Stored items:
# TobiaMarcucci/warm-start-hybrid-mpc

Hardware: AMD Instinct MI355X
Metric: QP subproblems/sec, cart-pole-with-walls N=20 synthetic frontier (higher is better)
Workload: dtype f64

## Files before the change

warm-start-hybrid-mpc_amd/csrc/hmpc_kernel.hip:

```cpp
#include <hip/hip_runtime.h>
#include <math.h>
#include <stdint.h>
#include <type_traits>

#include "hmpc_device.h"

#define WAVE 64
#define HMPC_REFINE_FROM_IT 12
#define HMPC_POLISH_RHO 1e5
#define HMPC_POLISH_RHO2 1e7
#define HMPC_POLISH_DELTA 1e-10
#define HMPC_RHO_OF(level) ((level) == 1 ? HMPC_POLISH_RHO2 : HMPC_POLISH_RHO)
#define HMPC_POLISH_ITERS 5
#define HMPC_POLISH_ROUNDS 6
#define HMPC_POLISH_ROUNDS_LAST 10
#define HMPC_ESC_MAX 2
#define HMPC_ESC_ITERS 6
#define HMPC_ESC_ENABLED(D) true
#define HMPC_LAM0_ROW 1
#ifndef HMPC_STABLE_DEN
#define HMPC_STABLE_DEN 1
#endif
#ifndef HMPC_PAIR
#define HMPC_PAIR 1
#endif
#ifndef HMPC_NARROW_PANEL
#define HMPC_NARROW_PANEL 1
#endif
#define HMPC_POLISH_ATTEMPTS 3
#define HMPC_RETRY (-1)
#define HMPC_POLISH_ROUNDS_WARM 3
#ifndef HMPC_POLISH_ROUNDS_OWN
#define HMPC_POLISH_ROUNDS_OWN 8
#endif
#define HMPC_POLISH_WARM_BMOVE 0.5
#define HMPC_POLISH_WARM_VMAX 1e-2
#ifndef HMPC_KERNEL_ATTR
#define HMPC_KERNEL_ATTR
#endif
#define DEV __device__ __forceinline__
#ifdef HMPC_NO_FENCE
#define HMPC_FENCE() do { } while (0)
#else
#define HMPC_FENCE() __builtin_amdgcn_sched_barrier(0)
#endif

#ifdef HMPC_STAMPS
#define DBG_SKIP(bit) (p.dbg & (1 << (bit)))
#define STAMP(k) do { long long now_ = clock64(); tacc[k] += now_ - tlast; tlast = clock64(); } while (0)
#define FSTAMP(k) do { long long now_ = clock64(); facc[k] += now_ - flast; flast = clock64(); } while (0)
#define FSTAMP_DECL long long flast = clock64()
static __device__ long long facc_dump[16];
#define FSTAMP_ARGS , long long *facc
#define FSTAMP_PASS , facc
#else
#define DBG_SKIP(bit) false
#define STAMP(k) do { } while (0)
#define FSTAMP(k) do { } while (0)
#define FSTAMP_DECL do { } while (0)
#define FSTAMP_ARGS
#define FSTAMP_PASS
#endif

DEV void lds_barrier()
{
    asm volatile("s_waitcnt lgkmcnt(0)\n\ts_barrier" ::: "memory");
}

DEV double wave_sum(double v)
{
#pragma unroll
    for (int o = 32; o > 0; o >>= 1) v += __shfl_xor(v, o);
    return v;
}
DEV double wave_max(double v)
{
#pragma unroll
    for (int o = 32; o > 0; o >>= 1) v = fmax(v, __shfl_xor(v, o));
    return v;
}
DEV double wave_min(double v)
{
#pragma unroll
    for (int o = 32; o > 0; o >>= 1) v = fmin(v, __shfl_xor(v, o));
    return v;
}

template <class D, int N>
DEV void block_reduce(double (&v)[N], const int (&op)[N], __attribute__((address_space(3))) double *red, int tid)
{
#pragma unroll
    for (int i = 0; i < N; i++) v[i] = op[i] == 0 ? wave_sum(v[i]) : op[i] == 1 ? wave_max(v[i]) : wave_min(v[i]);
    if constexpr (D::kNW > 1) {
        if ((tid & 63) == 0) {
#pragma unroll
            for (int i = 0; i < N; i++) red[(tid >> 6) * N + i] = v[i];
        }
        __syncthreads();
#pragma unroll
        for (int i = 0; i < N; i++) {
            double a = red[i];
#pragma unroll
            for (int w = 1; w < D::kNW; w++) {
                const double b = red[w * N + i];
                a = op[i] == 0 ? a + b : op[i] == 1 ? fmax(a, b) : fmin(a, b);
            }
            v[i] = a;
        }
        __syncthreads();
    }
}
template <class D> DEV double block_sum(double x, __attribute__((address_space(3))) double *red, int tid)
{
    double v[1] = {x};
    const int op[1] = {0};
    block_reduce<D, 1>(v, op, red, tid);
    return v[0];
}
template <class D> DEV double block_max(double x, __attribute__((address_space(3))) double *red, int tid)
{
    double v[1] = {x};
    const int op[1] = {1};
    block_reduce<D, 1>(v, op, red, tid);
    return v[0];
}
template <class D> DEV double block_min(double x, __attribute__((address_space(3))) double *red, int tid)
{
    double v[1] = {x};
    const int op[1] = {2};
    block_reduce<D, 1>(v, op, red, tid);
    return v[0];
}

DEV double bcast(double v, int src)
{
    const int lo = __builtin_amdgcn_readlane(__double2loint(v), src);
    const int hi = __builtin_amdgcn_readlane(__double2hiint(v), src);
    return __hiloint2double(hi, lo);
}

template <class D> DEV double bcast16(double v, int src)
{
    if constexpr (!D::kDpp) return bcast(v, src);
    const long x = __builtin_bit_cast(long, v);
    long r;
    switch (src) {
#define HMPC_DPP_CASE(n) case n: r = __builtin_amdgcn_update_dpp((long)0, x, 0x150 + n, 0xf, 0xf, false); break;
        HMPC_DPP_CASE(0) HMPC_DPP_CASE(1) HMPC_DPP_CASE(2) HMPC_DPP_CASE(3) HMPC_DPP_CASE(4) HMPC_DPP_CASE(5) HMPC_DPP_CASE(6) HMPC_DPP_CASE(7)
        HMPC_DPP_CASE(8) HMPC_DPP_CASE(9) HMPC_DPP_CASE(10) HMPC_DPP_CASE(11) HMPC_DPP_CASE(12) HMPC_DPP_CASE(13) HMPC_DPP_CASE(14)
#undef HMPC_DPP_CASE
    default: r = __builtin_amdgcn_update_dpp((long)0, x, 0x150 + 15, 0xf, 0xf, false); break;
    }
    return __builtin_bit_cast(double, r);
}

DEV double frcp(double b)
{
    double r = __builtin_amdgcn_rcp(b);
    r = fma(fma(-b, r, 1.0), r, r);
    r = fma(fma(-b, r, 1.0), r, r);
    return r;
}

typedef __attribute__((address_space(3))) double ldsd;
typedef __attribute__((address_space(3))) int ldsi;
typedef __attribute__((address_space(3))) unsigned char ldsb;

template <class IP, class DP>
struct Lists {
    IP rptr, rcol, cptr, crow, gptr, grow;
    DP rval, cval, gval, h;
};
typedef Lists<const ldsi *, const ldsd *> ListsL;
typedef Lists<const int *, const double *> ListsG;

struct Lds {
    ldsd *w, *lam, *nuf;
    ldsd *e;
    ldsd *Lm, *dinv, *Pr;
    ldsd *rd, *rdyn, *edyn, *g, *pv;
    ldsd *w1, *lam1, *nuf1, *w2, *lam2, *nuf2;
    ldsd *Mm, *PA, *q, *mv;
    ldsd *red;
    ldsi *flag;
    ldsd *x0;
    ldsi *fix;
    ldsd *AB, *P, *PT;
    ldsi *ei, *ej;
    ListsL L0;
    ListsG G0;
    double *LmG, *PrG;
    ldsd *Ls;
    ldsd *Lw;
    int abst, nup, lrows;
    const ldsd *Cdn, *sval;
    const ldsi *drow, *rinfo, *sptr, *srow, *nrow;
    const ldsd *ccv;
    const ldsb *cci;
    int term_on;
    unsigned long long fullfix;
};

template <int NX_, int NU_, int NUB_, int NW_, bool DPP_ = false>
struct Dims {
    static constexpr bool kDpp = DPP_;
    static constexpr int kNX = NX_, kNU = NU_, kNUB = NUB_;
    static constexpr int kNW = NW_, kNT = NW_ * 64;
    static constexpr bool kBig = NX_ < 0;
#ifdef HMPC_JIT_KC
    static constexpr int kKC = NX_ > 0 ? HMPC_JIT_KC : 0;
#else
    static constexpr int kKC = NX_ > 0 ? (NU_ == 7 ? 14 : 8) : 0;
#endif
    static DEV int nx(const DevProb &p) { return NX_ > 0 ? NX_ : p.nx; }
    static DEV int nu(const DevProb &p) { return NU_ > 0 ? NU_ : p.nu; }
    static DEV int nub(const DevProb &p) { return NU_ > 0 ? NUB_ : p.nub; }
    static DEV int nuc(const DevProb &p) { return NU_ > 0 ? NU_ - NUB_ : p.nuc; }
    static DEV int nz(const DevProb &p) { return NX_ > 0 ? NX_ + NU_ : p.nz; }
    static DEV int ne(const DevProb &p) { return NX_ > 0 ? (NX_ + NU_) * (NX_ + NU_ + 1) / 2 : p.ne; }
};

#define AB_STRIDE (D::kBig ? S.abst : nz)
template <class D> DEV decltype(auto) stage_lists(const Lds &S)
{
    if constexpr (D::kBig) return (S.G0);
    else return (S.L0);
}
template <class D> DEV auto fac_lm(const Lds &S)
{
    if constexpr (D::kBig) return S.LmG;
    else return S.Lm;
}
template <class D> DEV auto fac_pr(const Lds &S)
{
    if constexpr (D::kBig) return S.PrG;
    else return S.Pr;
}

template <int RS>
struct Rows {
    double s_[RS], zd_[RS], dz_[RS], prod_[RS];
    DEV double &s(int k, int) { return s_[k]; }
    DEV double &z(int k, int) { return zd_[k]; }
    DEV double &D(int k, int) { return zd_[k]; }
    DEV double &dz(int k, int) { return dz_[k]; }
    DEV double &prod(int k, int) { return prod_[k]; }
    DEV void bind(double *, int) {}
};
template <>
struct Rows<0> {
    double *__restrict__ s_, *__restrict__ zd_, *__restrict__ dz_, *__restrict__ prod_;
    DEV double &s(int, int r) { return s_[r]; }
    DEV double &z(int, int r) { return zd_[r]; }
    DEV double &D(int, int r) { return zd_[r]; }
    DEV double &dz(int, int r) { return dz_[r]; }
    DEV double &prod(int, int r) { return prod_[r]; }
    DEV void bind(double *base, int Mpad) { s_ = base; zd_ = base + Mpad; dz_ = base + 2 * Mpad; prod_ = base + 3 * Mpad; }
};
#define ROW_OPAQUE(r) asm volatile("" : "+v"(r))
#define LANE_OPAQUE(lane) asm volatile("" : "+v"(lane))
#ifdef HMPC_CHECK
#define HMPC_CHK(cond, bit) do { if (!(cond)) atomicOr(p.check_flag, 1u << (bit)); } while (0)
#else
#define HMPC_CHK(cond, bit) do { } while (0)
#endif
#define ROWS_BEGIN(k, rw)                                  \
    _Pragma("unroll") for (int k = 0; k < nslot; k++) {   \
        typename RM::Ref rw;                               \
        if (rm.at(p, k, lane, rw)) {                       \
            HMPC_CHK(rw.e >= 0 && rw.e < p.M, 0);
#define ROWS_END }}

DEV void row_decode(const DevProb &p, int r, int &t, int &lr)
{
    if (r >= p.Toff) {
        t = p.T - 1;
        lr = p.mreg + (r - p.Toff);
    } else {
        t = (int)__umulhi((unsigned)r, p.mreg_magic);
        lr = r - t * p.mreg;
    }
}

template <class D> DEV bool row_active(const DevProb &p, const ldsi *fix, int t, int lr, int term_on)
{
    const int nub = D::nub(p);
    if (lr >= p.mreg) return term_on;
    if (lr < p.nc) return true;
    int b = lr - p.nc;
    if (b >= nub) b -= nub;
    return fix[t * nub + b] < 0;
}

DEV int sym(int i, int l) { return i >= l ? i * (i + 1) / 2 + l : l * (l + 1) / 2 + i; }

template <class IP, class DP> DEV double list_dot(IP idx, DP val, int k0, int k1, const ldsd *v)
{
    double a0 = 0, a1 = 0, a2 = 0, a3 = 0;
    int k = k0;
    for (; k + 4 <= k1; k += 4) {
        const int i0 = idx[k], i1 = idx[k + 1], i2 = idx[k + 2], i3 = idx[k + 3];
        const double c0 = val[k], c1 = val[k + 1], c2 = val[k + 2], c3 = val[k + 3];
        a0 += c0 * v[i0];
        a1 += c1 * v[i1];
        a2 += c2 * v[i2];
        a3 += c3 * v[i3];
    }
    if (k + 2 <= k1) {
        const int i0 = idx[k], i1 = idx[k + 1];
        const double c0 = val[k], c1 = val[k + 1];
        a0 += c0 * v[i0];
        a1 += c1 * v[i1];
        k += 2;
    }
    if (k < k1) a2 += val[k] * v[idx[k]];
    return (a0 + a1) + (a2 + a3);
}
template <class L> DEV double row_dot(const L &st, int lr, const ldsd *v)
{
    return list_dot(st.rcol, st.rval, st.rptr[lr], st.rptr[lr + 1], v);
}
template <class L> DEV double col_dot(const L &st, int j, const ldsd *v)
{
    return list_dot(st.crow, st.cval, st.cptr[j], st.cptr[j + 1], v);
}
template <class L> DEV double gram(const L &st, int e, const ldsd *D)
{
    return list_dot(st.grow, st.gval, st.gptr[e], st.gptr[e + 1], D);
}
template <class D> DEV double crow_dot(const DevProb &p, const Lds &S, int lr, const ldsd *v)
{
    if constexpr (D::kBig) {
        if (S.Cdn && lr < p.mreg) {
            const int nz = D::nz(p);
            const int ri = S.rinfo[lr];
            if (ri >= 0) return S.sval[lr] * v[ri];
            const ldsd *c = S.Cdn + (-ri - 1) * nz;
            double a0 = 0, a1 = 0, a2 = 0, a3 = 0;
            int j = 0;
            for (; j + 4 <= nz; j += 4) {
                const double c0 = c[j], c1 = c[j + 1], c2 = c[j + 2], c3 = c[j + 3];
                const double v0 = v[j], v1 = v[j + 1], v2 = v[j + 2], v3 = v[j + 3];
                a0 += c0 * v0;
                a1 += c1 * v1;
                a2 += c2 * v2;
                a3 += c3 * v3;
            }
            for (; j < nz; j++) a0 += c[j] * v[j];
            return (a0 + a1) + (a2 + a3);
        }
    }
    if (lr < p.mreg) return row_dot(stage_lists<D>(S), lr, v);
    const int nz = D::nz(p);
    const double *c = p.Ct + (size_t)(lr - p.mreg) * nz;
    double a = 0;
    for (int j = 0; j < nz; j++) a += c[j] * v[j];
    return a;
}
template <class D> DEV double ccol_dot(const DevProb &p, const Lds &S, int t, int j, const ldsd *base)
{
    double a;
    if constexpr (D::kKC > 0) {
        const ldsd *eb = base + t * p.mreg, *cv = S.ccv + j * D::kKC;
        const ldsb *ci = S.cci + j * D::kKC;
        constexpr int H = D::kKC / 2;
        static_assert(D::kKC % 2 == 0, "padded columns come in two halves");
        double a0 = 0, a1 = 0;
#pragma unroll
        for (int hb = 0; hb < D::kKC; hb += H) {
            int idx[H];
            double cc[H], ee[H];
#pragma unroll
            for (int q = 0; q < H; q++) idx[q] = ci[hb + q];
#pragma unroll
            for (int q = 0; q < H; q++) cc[q] = cv[hb + q];
            HMPC_FENCE();
#pragma unroll
            for (int q = 0; q < H; q++) { HMPC_CHK(idx[q] >= 0 && idx[q] < p.mreg && j >= 0 && j < D::nz(p) && t >= 0 && t < p.T, 1); ee[q] = eb[idx[q]]; }
            HMPC_FENCE();
#pragma unroll
            for (int q = 0; q < H; q++) {
                if (q & 1) a1 += cc[q] * ee[q];
                else a0 += cc[q] * ee[q];
            }
        }
        a = a0 + a1;
    } else if (D::kBig && S.Cdn) {
        const int nz = D::nz(p);
        const ldsd *eb = base + t * p.mreg, *c = S.Cdn + j;
        double a0 = 0, a1 = 0;
        int r = 0;
        for (; r + 2 <= p.nd; r += 2) {
            a0 += c[r * nz] * eb[S.drow[r]];
            a1 += c[(r + 1) * nz] * eb[S.drow[r + 1]];
        }
        if (r < p.nd) a0 += c[r * nz] * eb[S.drow[r]];
        for (int k = S.sptr[j]; k < S.sptr[j + 1]; k++) {
            const int sr = S.srow[k];
            a1 += S.sval[sr] * eb[sr];
        }
        a = a0 + a1;
    } else {
        a = col_dot(stage_lists<D>(S), j, base + t * p.mreg);
    }
    if (S.term_on && t == p.T - 1) {
        if constexpr (D::kKC > 0) {
            a += S.mv[j];
        } else {
            const int nz = D::nz(p);
            const ldsd *vt = base + p.Toff;
            double a0 = 0, a1 = 0;
            int k = 0;
            for (; k + 2 <= p.nT; k += 2) {
                a0 += p.Ct[(size_t)k * nz + j] * vt[k];
                a1 += p.Ct[(size_t)(k + 1) * nz + j] * vt[k + 1];
            }
            if (k < p.nT) a0 += p.Ct[(size_t)k * nz + j] * vt[k];
            a += a0 + a1;
        }
    }
    return a;
}
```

* [What you have to do]
In the records above, locate each line with the word "gval". Copy all such lines.

* [Task output]
    DP rval, cval, gval, h;
    return list_dot(st.grow, st.gval, st.gptr[e], st.gptr[e + 1], D);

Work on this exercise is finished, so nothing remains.